The following SQL statement will return all employees, and any orders they might have placed. The result is NULL from the left side, when there is no match.

SELECT OrderID, LastName, FirstName
  FROM Orders O
    RIGHT JOIN Employees E
      ON O.EmployeeID = E.EmployeeID
        ORDER BY O.OrderID
datatable(Right, 
          caption = htmltools::tags$caption(
            style = 'caption-side: bottom; text-align: center;', 
            htmltools::em('Table 6: SQL Right Join Two Tables.')))

3.5 Full Join

The FULL OUTER JOIN keyword returns all records when there is a match in left (table1) or right (table2) table records. FULL OUTER JOIN, FULL JOIN, and JOIN (MariaDB) are the same. The following SQL statement selects all customers, and all orders:

SELECT CustomerName, OrderID
  FROM Customers C
    JOIN Orders O
      ON C.CustomerID=O.CustomerID
        ORDER BY C.CustomerName
datatable(Full, 
          caption = htmltools::tags$caption(
            style = 'caption-side: bottom; text-align: center;', 
            htmltools::em('Table 7: SQL Full Join Two Tables.')))

3.6 Self JOIN

A self JOIN is a regular join, but the table is joined with itself. The following SQL statement matches customers that are from the same city:

SELECT A.CustomerName AS CustomerName1, 
       B.CustomerName AS CustomerName2, 
       A.City
  FROM Customers A, 
       Customers B
    WHERE A.CustomerID <> B.CustomerID
      AND A.City = B.City
        ORDER BY A.City
datatable(Self, 
          caption = htmltools::tags$caption(
            style = 'caption-side: bottom; text-align: center;', 
            htmltools::em('Table 8: SQL Self Join Two Tables.')))

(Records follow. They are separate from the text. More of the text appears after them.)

# kolinko/effort

Measured on NVIDIA H100. Metric: Mistral-7B decode tok/s @ effort 0.25, higher is better.
Workload: dtype fp16 weights, f32 accumulate

## Files before the change

effort_b200/build.py:

```python
from __future__ import annotations

import os
import shutil
import subprocess

HERE = os.path.dirname(os.path.abspath(__file__))
CSRC = os.path.join(HERE, "csrc")
LIB = os.path.join(HERE, "libeffort_b200.so")
SOURCES = ["effort_capi.cu", "safetensors_io.cpp"]
HEADERS = ["common.cuh", "cutoff.cuh", "bucket_mul.cuh", "convert.cuh", "q4.cuh", "decode.cuh", "comm.cuh"]
NVCC_FLAGS = [
    "-gencode", "arch=compute_90a,code=sm_90a", "-O3", "-lineinfo", "-std=c++17",
    "-Xcompiler", "-fPIC", "-shared",
]


def _nvcc() -> str:
    for cand in (os.environ.get("NVCC"), shutil.which("nvcc"), "/usr/local/cuda/bin/nvcc"):
        if cand and os.path.exists(cand):
            return cand
    raise RuntimeError("nvcc not found: the effort_b200 CUDA extension cannot be built")


def needs_build() -> bool:
    if not os.path.exists(LIB):
        return True
    t = os.path.getmtime(LIB)
    deps = [os.path.join(CSRC, s) for s in SOURCES + HEADERS] + [os.path.join(HERE, "..", "include", "effort_b200.h")]
    return any(os.path.exists(d) and os.path.getmtime(d) > t for d in deps)


def build(force: bool = False, verbose: bool = False) -> str:
    if not force and not needs_build():
        return LIB
    extra = os.environ.get("EFFORT_NVCC_EXTRA", "").split()
    cmd = [_nvcc()] + NVCC_FLAGS + extra + (["-Xptxas", "-v"] if verbose else []) + ["-o", LIB] + \
          [os.path.join(CSRC, s) for s in SOURCES]
    host_cc = "/usr/bin/g++"
    if os.path.exists(host_cc):
        cmd += ["-ccbin", host_cc]
    r = subprocess.run(cmd, capture_output=True, text=True)
    if r.returncode != 0:
        raise RuntimeError("nvcc failed:\n" + r.stdout + r.stderr)
# ... 8 lines not shown
```

effort_b200/csrc/bucket_mul_v2.cuh:

```cuda
#pragma once
#include "bucket_mul.cuh"

namespace effort {

constexpr int kV2Warps = 16;
constexpr int kV2Threads = kV2Warps * 32;
constexpr int kUnitRows = 4;
template <int VEC> struct V2Unit {
    static constexpr int kRowStride = 32 * VEC * 2;
    static constexpr int kUnitBytes = kUnitRows * kRowStride + 32;
};
constexpr int kV2MaxInputs = kV2Threads;

enum VMode : int { kVPlain = 0, kVNorm = 1, kVSilu = 2 };
enum OutMode : int { kOutOverwrite = 0, kOutAccumulate = 1 };
enum CutMode : int { kCutSelect = 0, kCutBisect = 1 };

struct V2Problem {
    const float* v;
    const float* v2;
    const float* v_cut;
    const __half* norm_w;
    const __half* st16;
    const float* st32;
    const uint16_t* bk;
    const __half* probes;
    const uint32_t* exp_no;
    float* out;
    const float* out_scale;
    unsigned* sync;
    uint32_t* sel_counts;
    float* cutoff_out;
    float* cutoff_hint;
    int* rounds_out;
    unsigned* err_flag;
    unsigned long long* trace;
    float4* red_part;
    unsigned* red_sync;
    unsigned long long* unit_trace;
    float norm_eps;
    int in, C, P, q, layout, out_mode;
    int CS, RS, W;
    int R, lpr;
};

struct V2Batch {
    int n;
    int list_cap;
    int dynamic;
    int ring_bytes;
    int prefetch;
    int lookahead;
    int trace_cycles;
    int window;
    int cta_begin[kMulBatchMax + 1];
    V2Problem p[kMulBatchMax];
};

struct V2Header {
    CutoffSmem cut;
    unsigned sel_acc[8][2];
    float red[kV2Warps];
    int warp_cnt[kV2Warps];
    int warp_rows[kV2Warps];
    int next_unit;
};

template <int SLOTS, int VEC>
struct V2Smem {
    static constexpr int kTileFloats = SLOTS * 32 * VEC;
    static constexpr int kTileBytes = kTileFloats * 4;
    static constexpr size_t kHdrBytes = (sizeof(V2Header) + 127) & ~size_t(127);
    static __host__ __device__ size_t list_bytes(int cap) { return ((size_t)cap * 2 + 127) & ~size_t(127); }
    static constexpr size_t kStatBytes = SLOTS == 16 ? 0 : (size_t)kV2MaxInputs * 8 * 4;
    static constexpr int kUnitsPerInput = SLOTS == 16 ? 8 : 4;
    static __host__ __device__ size_t fixed_bytes(int cap) {
        return (size_t)kTileBytes + (size_t)kV2Warps * kTileBytes + kHdrBytes + 2 * (size_t)kV2MaxInputs * 4 + kStatBytes +
               list_bytes(cap) + 128;
    }
    static __host__ __device__ size_t bytes(int cap, int ring_units) {
        return fixed_bytes(cap) + (size_t)kV2Warps * ring_units * V2Unit<VEC>::kUnitBytes;
    }
};

__device__ __forceinline__ void cp_async16(uint32_t dst, const void* src, uint64_t pol) {
    asm volatile("cp.async.cg.shared.global.L2::cache_hint [%0], [%1], 16, %2;" ::"r"(dst), "l"(src), "l"(pol) : "memory");
}
// ... 536 lines not shown
```

effort_b200/csrc/bucket_mul_v4.cuh:

```cuda
#pragma once
#include "bucket_mul_v3.cuh"

namespace effort {

constexpr int kV4Pairs = 8;
constexpr int kV4Units = 16;
constexpr int kV4RingBytes = 16 * 1024;
constexpr int kV4SelWarps = 8;
constexpr int kSelVals = EFFORT_PROBES_MAX / (kV4SelWarps * 32);
constexpr int kSelKeys = kSelVals / 2, kSelChunks = kSelVals / 8;
static_assert(kSelVals * kV4SelWarps * 32 == EFFORT_PROBES_MAX && kSelChunks >= 1, "the group holds all 4096 products");

struct __align__(16) V4Desc {
    uint32_t off;
    uint32_t n;
    float val;
    uint32_t charged;
};

struct V4Header {
    CutoffSmem cut;
    uint2 sel_slot[2][kV4SelWarps];
    float red[kV4SelWarps];
    float cutoff, denom;
    int sel_rows;
    uint32_t warp_rows[kV2Threads / 32];
    uint32_t start[kV4Pairs + 1];
    unsigned long long full_bar[kV4Pairs][kV4Units];
    unsigned long long empty_bar[kV4Pairs][kV4Units];
    V4Desc desc[kV4Pairs][kV4Units];
};

struct V4Smem {
    static constexpr int kTileFloats = 16 * 32 * 4;
    static constexpr int kTileBytes = kTileFloats * 4;
    static constexpr size_t kHdrBytes = (sizeof(V4Header) + 127) & ~size_t(127);
    static constexpr size_t kBytes = (size_t)kTileBytes  + (size_t)kV4Pairs * kTileBytes + kHdrBytes +
                                     (size_t)kV2MaxInputs * 16 + 128 + (size_t)kV4Pairs * kV4RingBytes +
                                     1024 ;
};

__device__ __forceinline__ void cp_async_arrive_noinc(uint32_t bar) {
    asm volatile("cp.async.mbarrier.arrive.noinc.shared::cta.b64 [%0];" ::"r"(bar) : "memory");
}

__device__ __forceinline__ bool mbar_wait_parked(uint32_t bar, uint32_t parity) {
    uint32_t done = 0;
    for (int tries = 0; tries < (1 << 22) && !done; tries++) {
        asm volatile("{ .reg .pred p; mbarrier.try_wait.parity.shared::cta.b64 p, [%1], %2, %3; selp.u32 %0, 1, 0, p; }"
                     : "=r"(done) : "r"(bar), "r"(parity), "r"(200u) : "memory");
    }
    return done != 0;
}

__device__ __forceinline__ bool mbar_test(uint32_t bar, uint32_t parity) {
    uint32_t done;
    asm volatile("{ .reg .pred p; mbarrier.test_wait.parity.shared::cta.b64 p, [%1], %2; selp.u32 %0, 1, 0, p; }"
                 : "=r"(done) : "r"(bar), "r"(parity) : "memory");
    return done != 0;
}

__device__ __forceinline__ float div_by(float x, float d, float r) {
    const float q = x * r;
    return fmaf(fmaf(-q, d, x), r, q);
}
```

After finishing the work with the database, close the connection.

DBI::dbDisconnect(bakti)
## [1] TRUE

4 Excercise

  1. Apply Left join and Right join to returns all records from table Orders and any matching records from table Suppliers.

  2. Choose the correct JOIN clause to select all records from the two tables (Orders and Suppliers) where there is a match in both tables.

  3. Choose the correct JOIN clause to select all the records from the Suppliers table plus all the matches in the Orders table.